## EXERCISE DETAILS
Which lines in the listing below contain the word "unsigned"? Copy each one.
START EXTRACTED ENTRIES
# nkkk98/MyGPURaytracer

Measured on AMD Instinct MI355X. Metric: Mrays/s, higher is better.
Workload: dtype f32; 1 GPU; cornellObj.txt 1920x1080 depth 8, AA on, material sort on, 1 spp/step (BASELINE configs[3] / C4); arith=0, clock_warmup_steps=1188, rccl_ranks=1, parallelism=1 GPU

## Files before the change

mygpuraytracer_amd/csrc/pt_engine.hip:

```cpp
#include <hip/hip_runtime.h>
#include <stdint.h>
#include <stdio.h>
#include <string.h>
#include <string>
#include <vector>
#include <algorithm>
#include <cmath>

#include "../../include/mi355x_pathtracer.h"
#include "pt_kernels.h"
#include "pt_scene.h"
#include "pt_denoise.h"

namespace {

thread_local std::string g_last_error;
int set_error(int code, const std::string &msg) { g_last_error = msg; return code; }

#define HIPCHECK(expr)                                                                                   \
    do {                                                                                                 \
        hipError_t e_ = (expr);                                                                          \
        if (e_ != hipSuccess)                                                                            \
            return set_error(PTX_ERR_HIP, std::string(#expr) + ": " + hipGetErrorString(e_));            \
    } while (0)
// ... 205 lines not shown
    hipEvent_t ev_start = nullptr, ev_stop = nullptr;
    bool timing_valid = false;
    ptx_options opt{};
    DCamera cam{};
    int traceDepth = 0;
    TileMap tm{};
    int nbins = 1, nmats = 0, ngeoms = 0, maxTiles = 0, grid = 0, grid_seg = 0, cap = 0, cus = 0;
    bool grid_forced = false;
    int dbg_mesh_wg_per_cu = 0;
    int dbg_extra_lds = 0;
    int dbg_total_wg_per_cu = 0, dbg_nsets = 0;
    DevBuf<DGeom> d_geoms; DevBuf<DMaterial> d_mats; DevBuf<float> d_faces; DevBuf<uint8_t> d_texels;
    float *d_image = nullptr; DevBuf<float> d_image_own;
    DevBuf<float> d_fbuf[3];
    DevBuf<int32_t> d_ibuf[3];
    PathSoA soa[3];
    DevBuf<int32_t> d_counts;
    DevBuf<int32_t> d_chunk;
    DevBuf<int32_t> d_cache_chunk;
    DevBuf<int32_t> d_cache_super;
    int cache_gx = 0;
    DevBuf<int32_t> d_totals;
    int32_t *d_super = nullptr;
    DevBuf<float> d_tri9, d_gtab, d_aabb, d_objcull;
    std::vector<float> h_aabb;
    std::vector<int32_t> h_geom_type, h_roots, h_depths, h_wroots, h_wneeds;
    DevBuf<uint32_t> d_tile_geoms; bool tile_geoms_valid = false;
    DevBuf<BvhQuad> d_bvh_nodes; DevBuf<float> d_bvh_tris; DevBuf<int32_t> d_bvh_root, d_bvh_depth;
    DevBuf<BvhWide4> d_bvh_wide; DevBuf<int32_t> d_bvh_wroot, d_bvh_wneed;
    DevBuf<float> d_fnorm, d_cnorm;
    DevBuf<float> d_ldsblob;
    bool no_fast = false;
    bool no_last = false;
    bool force_fast = false;
    DevBuf<unsigned long long> d_keys; DevBuf<uint32_t> d_items; DevBuf<int32_t> d_item_count;
    DevBuf<int32_t> d_tile_done;
    size_t seg_items = 0;
    int nsuper = 1;
    size_t totals_bytes = 0, seg_totals = 0, field_stride = 0, seg_part = 0;
    int kmax = 1;
    long long split_min_paths = 1LL << 20;
    int lanes = 1;
    hipStream_t lane_stream[MAX_LANES] = {};
    hipEvent_t ev_fork = nullptr, ev_join[MAX_LANES] = {}, ev_chain[MAX_LANES] = {};
    struct Ahead { int first = 0, count = 0, next = 0, unfolded = 0; bool use_cache = false, valid = false, timed = false;
                   unsigned long long dir_bins = ~0ull, ntab_bins = 0ull; };
    Ahead ahead[MAX_LANES];
    int ahead_cur = -1, ahead_nxt = -1;
    bool render_ahead = false;
    int last_ahead_lane = -1;
    hipEvent_t ev_ahead0[MAX_LANES] = {}, ev_ahead1[MAX_LANES] = {};
    bool aux_dirty[MAX_LANES] = {};
    unsigned long long cache_dir_bins = ~0ull, cache_ntab_bins = 0ull;
    int cache_idx16 = 0;
    DevBuf<uchar4> d_pbo;
    DevBuf<float> d_denoised;
    DevBuf<float> d_albedo;
    DevBuf<float4> d_gbuf, d_dn_tmp;
    DevBuf<float> d_dn_out;
    bool gbuf_valid = false, dn_done = false;
    std::vector<uint8_t> h_spec;
    DevBuf<uint8_t> d_spec;
    DevBuf<float> d_var;
    bool var_done = false;
    DevBuf<unsigned long long> d_stamps;
    DevBuf<float> d_part;
// ... 146 lines not shown
    const int nb = t->nbins;
    const int ntri_lds = t->split_mesh ? 0 : t->ntri_lds;
    const int triWords = t->tri_lds ? sceneTableWords(ntri_lds, t->nmats, t->ngeoms) : 0;
    const size_t lds_bounce = sizeof(int32_t) * (bounceLdsWords(triWords, nb) + (t->split_mesh ? QUEUE_WORDS : 0)) + (size_t)t->dbg_extra_lds;
    const bool cache_on = t->cache_active();
    const bool use_cache = cache_on && t->cache_valid && iter_first != 1;
    const bool fill_cache = cache_on && !use_cache;
    const bool batched = K > 1 || t->lanes > 1;
    const bool needs_albedo = t->d_albedo && iter_first == 1;
    const bool fast_unsplit = !t->split_mesh && !t->no_fast && batched && !t->uses_uv && t->opt.sort_by_material &&
                              !needs_albedo && t->cull == 1 && t->tri_lds && t->bump_bits == 0 && t->ntri_lds == t->ntri &&
                              !t->d_bvh_root;
    auto per_cu = [&](bool first_bounce, bool last_bounce = false) {
        if (fast_unsplit && !defer && last_bounce) { if (const char *e = getenv("PTX_DEBUG_WG_LAST")) return std::max(1, atoi(e)); }
        if (fast_unsplit && !defer) { if (const char *e = getenv(first_bounce ? "PTX_DEBUG_WG_FIRST" : "PTX_DEBUG_WG_LATER")) return std::max(1, atoi(e)); }
        if (fast_unsplit) return defer ? PT_FAST_WAVES - 2 : first_bounce ? 20 : PT_FAST_WAVES;
        return t->split_mesh ? 32 : 8;
    };
    auto gx_of = [&](bool first_bounce, bool last_bounce = false) {
        int grid = t->grid_forced ? t->grid : t->cus * per_cu(first_bounce, last_bounce);
        if (t->dbg_total_wg_per_cu > 0) grid = t->cus * t->dbg_total_wg_per_cu;
        int g = grid / K;
        if (!t->grid_forced && t->dbg_total_wg_per_cu <= 0) {
            const int base = t->cus * (fast_unsplit ? (defer ? PT_FAST_WAVES - 2 : PT_FAST_WAVES) : t->split_mesh ? 16 : 8) / K;
            g = std::min(g, std::max(base, t->maxTiles / 8));
        }
        if (g < 64 && t->dbg_total_wg_per_cu <= 0) g = 64;
        if (g > t->maxTiles) g = t->maxTiles;
        if (g > t->grid_seg) g = t->grid_seg;
        if (g > grid) g = grid;
        return g < 1 ? 1 : g;
    };
    const int gx_first = gx_of(true), gx_later = gx_of(false);
    const int gx_last = gx_of(false, true);
    const int grid = t->cus * (t->dbg_total_wg_per_cu > 0 ? t->dbg_total_wg_per_cu : per_cu(false));
    const int gx = gx_later;
    const int nsuper = (gx + 63) / 64;
    const size_t chunk_cap = (size_t)nb * t->grid_seg;
    const size_t seg_counts = (2 * (size_t)nb + 1) * t->maxTiles, seg_chunk = 2 * 3 * chunk_cap, seg_totals = t->seg_totals;
    int32_t *counts_all = t->d_counts + seg0 * seg_counts, *counts_scat = counts_all + (size_t)nb * t->maxTiles;
    auto chunks = [&](int bounce) { return t->d_chunk + seg0 * seg_chunk + (size_t)(bounce & 1) * 3 * chunk_cap; };
    auto totals = [&](int bounce, int which) { return t->d_totals + seg0 * seg_totals + ((size_t)bounce * 2 + which) * nb; };
    auto supers = [&](int bounce, int which) { return t->d_super + seg0 * seg_totals + ((size_t)bounce * 2 + which) * nb * t->nsuper; };
    if (t->aux_dirty[lane]) {
        HIPCHECK(hipMemsetAsync(t->d_totals + seg0 * seg_totals, 0, sizeof(int32_t) * seg_totals * (size_t)t->kmax, stream));
        if (t->d_part)
            HIPCHECK(hipMemset2DAsync(t->d_part + seg0 * t->seg_part + 3 * (size_t)t->cap, sizeof(float) * t->seg_part, 0,
                                      (size_t)t->cap / 8, (size_t)t->kmax, stream));
        t->aux_dirty[lane] = false;
    }

    auto kt_begin = [&](int kind) -> int {
        if (!t->ktiming) return PTX_OK;
        if (t->kev_used + 2 > t->kev.size()) {
            hipEvent_t a, b2;
            HIPCHECK(hipEventCreate(&a)); HIPCHECK(hipEventCreate(&b2));
            t->kev.push_back(a); t->kev.push_back(b2);
        }
        if (t->kev_kind.size() < t->kev.size() / 2) t->kev_kind.resize(t->kev.size() / 2);
        t->kev_kind[t->kev_used / 2] = kind;
        HIPCHECK(hipEventRecord(t->kev[t->kev_used], stream));
        return PTX_OK;
    };
    auto kt_end = [&]() -> int {
        if (!t->ktiming) return PTX_OK;
        HIPCHECK(hipEventRecord(t->kev[t->kev_used + 1], stream));
        t->kev_used += 2;
// ... 22 lines not shown
        for (int k = 0; k < 3; k++) if (bp.sc.cull && !(std::fabs(t->cam.position[k]) <= 0.5f * CULL_FAR_ORIGIN)) bp.sc.cull = 2;
        bp.sc.ldsblob = t->d_ldsblob;
        const bool from_cache = (b == 1 && cache_on), to_cache = (first && cache_on);
        bp.in = from_cache ? t->soa[2] : soa_shift(t->soa[b & 1], seg0 * t->cap);
        bp.stage = to_cache ? t->soa[2] : soa_shift(t->soa[1 - (b & 1)], seg0 * t->cap);
        bp.in_totals = first ? nullptr : from_cache ? t->d_cache_totals : totals(b - 1, 0);
        bp.in_super = first ? nullptr : from_cache ? t->d_cache_super : supers(b - 1, 0);
        bp.in_chunk = first ? nullptr : from_cache ? t->d_cache_chunk : chunks(b - 1);
        const int gx_b = first ? gx_first : gx_later;
        bp.in_gx = from_cache ? t->cache_gx : (b == 1 ? gx_first : gx_later);
        bp.seg_in_totals = from_cache ? 0 : seg_totals; bp.seg_in_chunk = from_cache ? 0 : seg_chunk;
        bp.image = t->d_image;
        bp.iter = iter_first; bp.iter_stride = stride; bp.traceDepth = t->traceDepth; bp.bounce = b;
        bp.aa = t->opt.antialiasing; bp.dof = t->opt.depth_of_field; bp.sort = t->opt.sort_by_material; bp.uses_uv = t->uses_uv; bp.dir_bins = batch_dir_bins;
        bp.ntab_bins = batch_ntab_bins; bp.apps = t->opt.apps_variant; bp.albedo = t->d_albedo;
        bp.in_dir_bins = from_cache ? t->cache_dir_bins : bp.dir_bins; bp.in_ntab_bins = from_cache ? t->cache_ntab_bins : bp.ntab_bins;
        auto idx16_of = [&](int gxw) { return (!getenv("PTX_DEBUG_NO_IDX16") && (t->maxTiles + gxw - 1) / std::max(gxw, 1) <= 128) ? 1 : 0; };
        bp.idx16 = idx16_of(first ? gx_first : gx_later);
        bp.in_idx16 = first ? 0 : from_cache ? t->cache_idx16 : idx16_of(b == 1 ? gx_first : gx_later);
        bp.nbins = nb; bp.maxTiles = t->maxTiles;
        bp.counts_all = counts_all; bp.counts_scat = counts_scat;
        bp.chunk = to_cache ? t->d_cache_chunk : chunks(b); bp.chunk_cap = (int32_t)chunk_cap;
        bp.super_all = supers(b, 0); bp.super_scat = supers(b, 1);
        bp.totals_all = totals(b, 0); bp.totals_scat = totals(b, 1);
        bp.nsuper = t->nsuper;
        bp.seg_in = from_cache ? 0 : (size_t)t->cap; bp.seg_stage = to_cache ? 0 : (size_t)t->cap;
        bp.seg_counts = seg_counts; bp.seg_chunk = to_cache ? 0 : seg_chunk; bp.seg_totals = seg_totals;
        bp.stamps = t->d_stamps;
        bp.seg_part = t->seg_part;
        bp.part = batched ? t->d_part + seg0 * bp.seg_part : nullptr;
        bp.emit_count = (first && fill_cache) ? t->d_emit_count : nullptr;
        bp.emit_pix = t->d_emit_pix; bp.emit_rgb = t->d_emit_rgb;
        bp.fenced = reinterpret_cast<unsigned long long *>(t->d_stats + 65); bp.fence_slots = t->fence_slots; bp.fence_slots_cap = (uint32_t)t->cap;
        bp.tile_geoms = (first && t->tile_geoms_valid) ? t->d_tile_geoms : nullptr;
        if (t->split_mesh) {
            bp.keys = t->d_keys + seg0 * (size_t)t->cap; bp.seg_keys = (size_t)t->cap;
            bp.items = t->d_items + seg0 * t->seg_items; bp.seg_items = t->seg_items;
            bp.item_count = t->d_item_count + 2 * seg0;
            bp.item_cursor = bp.item_count + K;
            bp.tile_done = (first && t->d_tile_done) ? t->d_tile_done + seg0 * (size_t)t->maxTiles : nullptr;
            HIPCHECK(hipMemsetAsync(bp.item_count, 0, sizeof(int32_t) * 2 * (size_t)K, stream));
            KT(first ? 0 : 1, { int rcl = launch_bounce(t, first, 1, needs_albedo, dim3(gx_b, K), lds_bounce, stream, bp); if (rcl != PTX_OK) return rcl; });
            const int mesh_gx = std::max(1, t->cus * (t->dbg_mesh_wg_per_cu > 0 ? t->dbg_mesh_wg_per_cu : PT_MESH_WG_PER_CU) / K);
            KT(2, { t->ks->mesh(first ? 1 : 0, dim3(mesh_gx, K), sizeof(int32_t) * ((size_t)t->bvh_stack * 256 + 32 * MESH_GEOM_WORDS), stream, &bp, t->bvh_stack);
                    t->ks->finish(first ? 1 : 0, dim3(std::max(1, grid / K), K), stream, &bp); });
            const size_t lds_pass2 = sizeof(int32_t) * ((size_t)ldsHeadWords(nb) + TILE);
            KT(3, { int rcl = launch_bounce(t, first, 2, needs_albedo, dim3(gx_b, K), lds_pass2, stream, bp); if (rcl != PTX_OK) return rcl; });
        } else {
            bp.keys = nullptr; bp.items = nullptr; bp.item_count = nullptr; bp.item_cursor = nullptr; bp.seg_keys = bp.seg_items = 0; bp.tile_done = nullptr;
            KT(first ? 0 : 1, { int rcl = launch_bounce(t, first, 0, needs_albedo, dim3(gx_b, K), lds_bounce, stream, bp, gx_last); if (rcl != PTX_OK) return rcl; });
        }

        if (first && fill_cache) {
            HIPCHECK(hipMemcpyAsync(t->d_cache_totals, totals(0, 0), sizeof(int32_t) * 2 * nb, hipMemcpyDeviceToDevice, stream));
            HIPCHECK(hipMemcpyAsync(t->d_cache_super, supers(0, 0), sizeof(int32_t) * 2 * nb * t->nsuper, hipMemcpyDeviceToDevice, stream));
            t->cache_gx = gx_b;
            t->cache_dir_bins = bp.dir_bins; t->cache_ntab_bins = bp.ntab_bins; t->cache_idx16 = bp.idx16;
            t->cache_valid = true;
        }
        if (t->capture_bounce == b && t->d_cap && b + 1 < t->traceDepth) {
            int32_t *gs = t->d_cap + 3 * (size_t)t->cap + nb, *ga = gs + chunk_cap + 1;
            hipLaunchKernelGGL(k_capture_prefix, dim3(1), dim3(64), 0, stream, bp.chunk, (int)chunk_cap, nb * gx_b, gs, ga);
            hipLaunchKernelGGL(k_capture, dim3(std::min(1024, (t->cap + 255) / 256)), dim3(256), 0, stream, bp.stage, bp.chunk, (int)chunk_cap,
                               nb * gx_b, gs, ga, t->cap, t->d_cap, t->d_cap_f, bp.idx16);
            HIPCHECK(hipMemcpyAsync(t->d_cap + 3 * (size_t)t->cap, totals(b, 1), sizeof(int32_t) * nb, hipMemcpyDeviceToDevice, stream));
            t->cap_filled = true;
// ... 189 lines not shown
    t->tm.tile_rows = opt.tile_world > 1 ? opt.tile_rows : H;
    fastdiv_magic((uint32_t)W, t->tm.w_mul, t->tm.w_sh);
    fastdiv_magic((uint32_t)t->tm.tile_rows, t->tm.rows_mul, t->tm.rows_sh);
    t->tm.owned = owned_pixels(W, H, t->tm.tile_rows, opt.tile_rank, opt.tile_world);
    t->maxTiles = (std::max(t->tm.owned, 1) + TILE - 1) / TILE;
    t->cap = t->maxTiles * TILE;
    t->nbins = opt.sort_by_material ? (nmaterials > 0 ? nmaterials : 1) : 1;
    {
        int per_cu = 16;
        if (const char *e = getenv("PTX_DEBUG_WG_PER_CU")) { per_cu = std::max(1, atoi(e)); t->grid_forced = true; }
        t->cus = prop.multiProcessorCount;
        t->grid = std::max(1, std::min(t->maxTiles, prop.multiProcessorCount * per_cu));
    }
    t->grid_seg = std::max(1, std::min(t->grid, t->maxTiles));
    t->nsuper = (t->grid_seg + 63) / 64;
    HostScene hs;
    SceneSwitches sw;
    sw.no_wide_bvh = getenv("PTX_DEBUG_NO_WIDE_BVH") != nullptr; sw.no_chunks = getenv("PTX_DEBUG_NO_CHUNKS") != nullptr;
    sw.no_dir_skip = getenv("PTX_DEBUG_NO_DIR_SKIP") != nullptr; sw.no_normal_codes = getenv("PTX_DEBUG_NO_NORMAL_CODES") != nullptr;
    sw.force_split = getenv("PTX_DEBUG_FORCE_SPLIT") != nullptr; sw.no_objcull = getenv("PTX_DEBUG_NO_OBJCULL") != nullptr;
    if (const int rc = pt_prepare_scene(ngeoms, geoms, nmaterials, materials, opt, t->tm.owned, t->nbins, prop.sharedMemPerBlock, sw, hs)) return fail(rc);
    static_cast<SceneFacts &>(*t) = hs;
    {
        size_t mem_free = 0, mem_total = 0;
        if (opt.batch <= 0 && hipMemGetInfo(&mem_free, &mem_total) != hipSuccess) { mem_free = mem_total = 0; (void)hipGetLastError(); }
        const char *e = getenv("PTX_DEBUG_MEM_BUDGET_MB");
        const LaunchPlan plan = plan_launch_sets(t->tm.owned, t->nbins, t->maxTiles, opt, kmax_cap, mem_free, mem_total, e ? std::max(1LL, atoll(e)) : 0);
        if (!plan.refusal.empty()) { set_error(PTX_ERR_UNSUPPORTED, plan.refusal); return fail(PTX_ERR_UNSUPPORTED); }
        t->kmax = *kmax_used = plan.kmax;
        t->lanes = plan.lanes;
    }
    t->no_fast = getenv("PTX_DEBUG_NO_FAST") != nullptr;
    t->no_last = getenv("PTX_DEBUG_NO_LAST") != nullptr;
    t->force_fast = getenv("PTX_DEBUG_FORCE_FAST") != nullptr;
    if (const char *e = getenv("PTX_DEBUG_TOTAL_WG_PER_CU")) t->dbg_total_wg_per_cu = std::max(0, atoi(e));
    if (const char *e = getenv("PTX_DEBUG_NSETS")) t->dbg_nsets = std::max(0, atoi(e));
    if (const char *e = getenv("PTX_DEBUG_EXTRA_LDS")) t->dbg_extra_lds = std::max(0, std::min(atoi(e), 32768)) & ~15;
    if (const char *e = getenv("PTX_DEBUG_MESH_WG_PER_CU")) t->dbg_mesh_wg_per_cu = std::max(0, atoi(e));
    if (const char *e = getenv("PTX_DEBUG_SPLIT_MIN")) t->split_min_paths = std::max(1LL, atoll(e));
    if (stream) { t->stream = (hipStream_t)stream; t->own_stream = false; }
    else {
        int prio_lo = 0, prio_hi = 0;
        if (hipDeviceGetStreamPriorityRange(&prio_lo, &prio_hi) != hipSuccess) { prio_lo = prio_hi = 0; (void)hipGetLastError(); }
        if (getenv("PTX_DEBUG_NO_PRIORITY")) prio_hi = prio_lo;
        HC(hipStreamCreateWithPriority(&t->stream, hipStreamNonBlocking, prio_hi));
        t->own_stream = true;
    }
    HC(hipEventCreate(&t->ev_start)); HC(hipEventCreate(&t->ev_stop));
    if (t->lanes > 1) {
        HC(hipEventCreateWithFlags(&t->ev_fork, hipEventDisableTiming));
        for (int l = 0; l < t->lanes; l++) {
            if (l) {
                int prio_lo = 0, prio = 0;
                if (hipDeviceGetStreamPriorityRange(&prio_lo, &prio) != hipSuccess || getenv("PTX_DEBUG_NO_PRIORITY")) { prio = 0; (void)hipGetLastError(); }
                if (const char *e = getenv("PTX_DEBUG_LANE_PRIO")) {
                    const char *q = e;
                    for (int k = 1; k <= l && q; k++) { prio = atoi(q); q = strchr(q, ','); if (q) q++; }
                }
                HC(hipStreamCreateWithPriority(&t->lane_stream[l], hipStreamNonBlocking, prio));
            }
            HC(hipEventCreateWithFlags(&t->ev_join[l], hipEventDisableTiming));
            HC(hipEventCreateWithFlags(&t->ev_chain[l], hipEventDisableTiming));
            if (l) { HC(hipEventCreate(&t->ev_ahead0[l])); HC(hipEventCreate(&t->ev_ahead1[l])); }
        }
    }
    HC(t->d_geoms.upload(hs.geoms)); HC(t->d_mats.upload(hs.mats)); HC(t->d_faces.upload(hs.faces)); HC(t->d_texels.upload(hs.texels));
// ... 861 lines not shown
```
END EXTRACTED ENTRIES
## RESULT OF THIS TASK
    DevBuf<unsigned long long> d_keys; DevBuf<uint32_t> d_items; DevBuf<int32_t> d_item_count;
                   unsigned long long dir_bins = ~0ull, ntab_bins = 0ull; };
    unsigned long long cache_dir_bins = ~0ull, cache_ntab_bins = 0ull;
    DevBuf<unsigned long long> d_stamps;
        bp.fenced = reinterpret_cast<unsigned long long *>(t->d_stats + 65); bp.fence_slots = t->fence_slots; bp.fence_slots_cap = (uint32_t)t->cap;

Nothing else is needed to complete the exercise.